REGISTRY = {
    'UPSNET_ALLOW_LIBRARY_CONV': ('0', 'models/hipconv.py', 'a convolution no hand-written kernel covers runs on the library instead of raising'),
    'UPSNET_BF16_ACT': ('1', 'models/hipconv.py', 'bf16 mode: bf16 activations between the layers (0: fp32 activations)'),
    'UPSNET_BF16_BLOCK': ('1', 'models/hipconv.py', 'bf16 mode: one-launch bottlenecks (0: three launches)'),
    'UPSNET_BF16_BLOCK_MIN_TILES': ('128', 'models/hipconv.py', 'bf16 mode: fewest tiles for the one-launch bottleneck'),
    'UPSNET_BF16_HALO': ('1', 'csrc/conv_bf16.hip', 'bf16 3x3 layers on the haloed-patch kernel (0: general kernel)'),
    'UPSNET_BF16_MIN_WG': ('192', 'models/hipconv.py', 'bf16 mode: fewest workgroups for a bf16 layer'),
    'UPSNET_BF16_MIN_WG_WREG': ('16', 'models/hipconv.py', 'bf16 mode: fewest workgroups for the weights-from-L2 3x3 kernel'),
    'UPSNET_BF16_NARROW_BELOW': ('384', 'csrc/conv_bf16.hip', 'bf16 general kernel: 128 x 64 tiles below this many workgroups'),
    'UPSNET_BF16_PROJ': ('1', 'models/hipconv.py', 'bf16 mode: projection bottlenecks as one launch'),
    'UPSNET_BF16_STEM': ('1', 'models/hipconv.py', 'bf16 mode: fused stem + pool kernel'),
    'UPSNET_BF16_WREG': ('1', 'csrc/conv3x3_wreg_bf16.hip', 'bf16 3x3 layers on the weights-from-L2 kernel'),
    'UPSNET_BF16_WREG1': ('1', 'csrc/conv1x1_wreg_bf16.hip', 'bf16 1x1 layers on the no-LDS kernel where it wins'),
    'UPSNET_BF16_WREG_TH': ('auto', 'csrc/conv3x3_wreg_bf16.hip', 'tile rows of the weights-from-L2 3x3 kernel'),
    'UPSNET_CONV1X1': ('1', 'models/hipconv.py', '1x1 layers on the lean GEMM kernel (0: implicit-GEMM kernel)'),
    'UPSNET_CONV1X1_BALANCE': ('0', 'models/hipconv.py', 'split-K tail for unevenly tiled 1x1 layers'),
    'UPSNET_CONV1X1_MIN_WG': ('256', 'models/hipconv.py', 'fewest workgroups for the lean 1x1 kernel'),
    'UPSNET_CONV1X1_KSW': ('1', 'models/hipconv.py', 'small-tile (16x16x4 fragment) 1x1 kernel for maps the 64-pixel tiles do not fill evenly'),
    'UPSNET_CONV1X1_KSW_MAX_FILL': ('0.75', 'models/hipconv.py', 'use it when the last round of 64-pixel workgroups is less than this full'),
    'UPSNET_CONV3X3_KSW': ('1', 'models/hipconv.py', 'small-tile 3x3 kernel for <= 32-channel layers (offset predictors) on small maps'),
    'UPSNET_CONV1X1_PAIR': ('1', 'models/hipconv.py', 'conv3 + next conv1 in one launch'),
    'UPSNET_CONV1X1_PAIR32_WAVES': ('8', 'ops.py', 'waves per workgroup of the res4 pair kernel'),
    'UPSNET_CONV1X1_PAIR_MIN_TILES': ('1024', 'models/hipconv.py', 'fewest tiles for the res2 pair kernel'),
    'UPSNET_CONV1X1_PAIR_RES3': ('1', 'models/hipconv.py', 'pair kernel on res3'),
    'UPSNET_CONV1X1_PAIR_RES4': ('1', 'models/hipconv.py', 'pair kernel on res4'),
    'UPSNET_CONV1X1_SIBLINGS': ('1', 'models/hipconv.py', 'conv1 + projection shortcut in one launch'),
    'UPSNET_CONV_PRECISION': ('fp32', 'models/hipconv.py', 'fp32 | bf16 | bf16x3 (bench.py --conv-precision)'),
    'UPSNET_DCN_BF16': ('1', 'ops.py', 'bf16 mode: fused deformable convolution on the bf16 cores'),
    'UPSNET_DCN_KERNEL': ('frag', 'ops.py', 'generation of the fused deformable kernel'),
    'UPSNET_DCN_SMALL_GRID': ('0', 'csrc/deform_fused.hip', 'small-grid variant threshold of the fused deformable kernel'),
    'UPSNET_DCN_SPLITK': ('1', 'ops.py', 'split-K for the offset predictors of small maps'),
    'UPSNET_DCN_VARIANT': ('5', 'csrc/deform_fused.hip', 'schedule variant of the fused deformable kernel'),
    'UPSNET_DECONV_FRAG': ('1', 'models/hipconv.py', 'transposed convolution on the lean GEMM kernel'),
    'UPSNET_DIST_BACKEND': ('nccl', 'upsnet_end2end_test.py', 'torch.distributed backend of the harness (gloo when ranks share a GPU)'),
    'UPSNET_EARLY_MASK': ('1', 'models/resnet_upsnet.py', 'mask head on the side stream as soon as the detections exist'),
    'UPSNET_FC_RELU': ('1', 'models/rcnn.py', 'ReLU of fc6 / fc7 in the library GEMM epilogue (0: separate elementwise launch)'),
    'UPSNET_GRAPH': ('1', 'models/resnet_upsnet.py', 'whole forward as one HIP graph'),
    'UPSNET_GRAPH_ALIAS': ('1', 'models/resnet_upsnet.py', 'outputs are views into the graph buffers (0: copies)'),
    'UPSNET_GRAPH_OWN_STREAM': ('0', 'models/resnet_upsnet.py', 'capture / replay on an own stream with one instance'),
    'UPSNET_GRAPH_SLOTS': ('2', 'models/resnet_upsnet.py', 'graph instances per input shape'),
    'UPSNET_HIP_MEMSET': ('0', 'csrc/fill.hip', 'zero scratch with hipMemsetAsync instead of a kernel'),
    'UPSNET_LIB_PATH': ('', '_lib.py', 'path of libupsnet_hip.so (same-box A/B of two builds)'),
    'UPSNET_NMS_LDS': ('0', 'csrc/nms.hip', 'stage the suppression mask in LDS'),
    'UPSNET_NMS_SCAN16': ('1', 'csrc/nms.hip', 'unrolled scan for <= 1024 boxes'),
    'UPSNET_OVERLAP': ('1', 'models/resnet_upsnet.py', 'semantic branch on a side stream'),
    'UPSNET_PIN': ('1', 'upsnet_end2end_test.py', 'pin each rank to its CPU slice'),
    'UPSNET_ROI_KERNEL': ('auto', 'csrc/roi_align.hip', 'ROIAlign kernel variant 0..4; auto = 3 (corner-sharing) for >= 100 bins per ROI, else 0 -- so '
                                                        '"0" is NOT the default; upsnet_roi_tuning(v >= 0) overrides the variable, (v < 0) returns to it'),
    'UPSNET_ROI_XCD_ORDER': ('1', 'ops.py', 'deal the ROIs of the box head\'s ROIAlign launch to the XCDs by image neighbourhood (table written by prop_merge_kernel)'),
    'UPSNET_ROI_XCD_ORDER_MIN': ('512', 'ops.py', 'only for launches with at least this many ROIs'),
    'UPSNET_ROI_XCD_ORDER_STANDALONE': ('0', 'ops.py', 'build the table with a launch of its own for ROI sets that do not come from pyramid_proposals'),
    'UPSNET_ROI_PER_BIN': ('0', 'csrc/roi_align.hip', 'one wave per (roi, bin) (older decomposition)'),
    'UPSNET_SHARE_GPU': ('0', 'upsnet_end2end_test.py', 'let N ranks share one GPU (functional runs of the N > 1 path)'),
    'UPSNET_SPLITK': ('1', 'models/hipconv.py', 'split-K forms for small maps'),
    'UPSNET_STEM_POOL': ('1', 'models/hipconv.py', 'fused stem + pool kernel (0: stem kernel + library pool)'),
    'UPSNET_WINO36': ('1', 'models/hipconv.py', 'largest 3x3 / stride 1 layers on the Winograd F(4x4,3x3) kernel'),
    'UPSNET_WINO36_SPLITK': ('0', 'models/hipconv.py', 'res3 / res4 conv2 and FPN P4 on the split-K F(4x4) form (3-5 us per launch; more rounding error)'),
    'UPSNET_WINO36_PREFIX': ('0', 'models/hipconv.py', 'multi-map F(4x4) launches keep only the leading maps that fill whole rounds of workgroups (measured: no gain)'),
    'UPSNET_WINO36_ROI': ('1', 'models/hipconv.py', 'mask head (ROI batches) on the Winograd F(4x4,3x3) kernel (0: F(2x2) with the half-size tail)'),
    'UPSNET_WINO36_MIN_FILL': ('0.65', 'models/hipconv.py', 'F(4x4,3x3) only if its last round of workgroups is at least this full'),
    'UPSNET_WINOGRAD': ('1', 'models/hipconv.py', '3x3 / stride 1 layers on the Winograd kernel'),
    'UPSNET_WINOGRAD_MIN_WG': ('128', 'models/hipconv.py', 'fewest workgroups for the Winograd kernel'),
    'UPSNET_WINO_TAIL_FUSED': ('1', 'models/hipconv.py', 'mask-head tail inside the main launch (0: two launches)'),
    'UPSNET_WINO_TAIL_SPLIT': ('1', 'models/hipconv.py', 'mask-head tail on half-size workgroups'),
    'UPSNET_WINO_TM64_MIN': ('768', 'models/hipconv.py', '64-tile Winograd workgroups above this many'),
}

..............................

• Work to complete: Return only the lines between the one holding "3x3 kernel for" and the one holding "('1', 'models/rcnn.py', 'ReLU", inclusive, exactly as they appear above.

• Your solution:
    'UPSNET_CONV3X3_KSW': ('1', 'models/hipconv.py', 'small-tile 3x3 kernel for <= 32-channel layers (offset predictors) on small maps'),
    'UPSNET_CONV1X1_PAIR': ('1', 'models/hipconv.py', 'conv3 + next conv1 in one launch'),
    'UPSNET_CONV1X1_PAIR32_WAVES': ('8', 'ops.py', 'waves per workgroup of the res4 pair kernel'),
    'UPSNET_CONV1X1_PAIR_MIN_TILES': ('1024', 'models/hipconv.py', 'fewest tiles for the res2 pair kernel'),
    'UPSNET_CONV1X1_PAIR_RES3': ('1', 'models/hipconv.py', 'pair kernel on res3'),
    'UPSNET_CONV1X1_PAIR_RES4': ('1', 'models/hipconv.py', 'pair kernel on res4'),
    'UPSNET_CONV1X1_SIBLINGS': ('1', 'models/hipconv.py', 'conv1 + projection shortcut in one launch'),
    'UPSNET_CONV_PRECISION': ('fp32', 'models/hipconv.py', 'fp32 | bf16 | bf16x3 (bench.py --conv-precision)'),
    'UPSNET_DCN_BF16': ('1', 'ops.py', 'bf16 mode: fused deformable convolution on the bf16 cores'),
    'UPSNET_DCN_KERNEL': ('frag', 'ops.py', 'generation of the fused deformable kernel'),
    'UPSNET_DCN_SMALL_GRID': ('0', 'csrc/deform_fused.hip', 'small-grid variant threshold of the fused deformable kernel'),
    'UPSNET_DCN_SPLITK': ('1', 'ops.py', 'split-K for the offset predictors of small maps'),
    'UPSNET_DCN_VARIANT': ('5', 'csrc/deform_fused.hip', 'schedule variant of the fused deformable kernel'),
    'UPSNET_DECONV_FRAG': ('1', 'models/hipconv.py', 'transposed convolution on the lean GEMM kernel'),
    'UPSNET_DIST_BACKEND': ('nccl', 'upsnet_end2end_test.py', 'torch.distributed backend of the harness (gloo when ranks share a GPU)'),
    'UPSNET_EARLY_MASK': ('1', 'models/resnet_upsnet.py', 'mask head on the side stream as soon as the detections exist'),
    'UPSNET_FC_RELU': ('1', 'models/rcnn.py', 'ReLU of fc6 / fc7 in the library GEMM epilogue (0: separate elementwise launch)'),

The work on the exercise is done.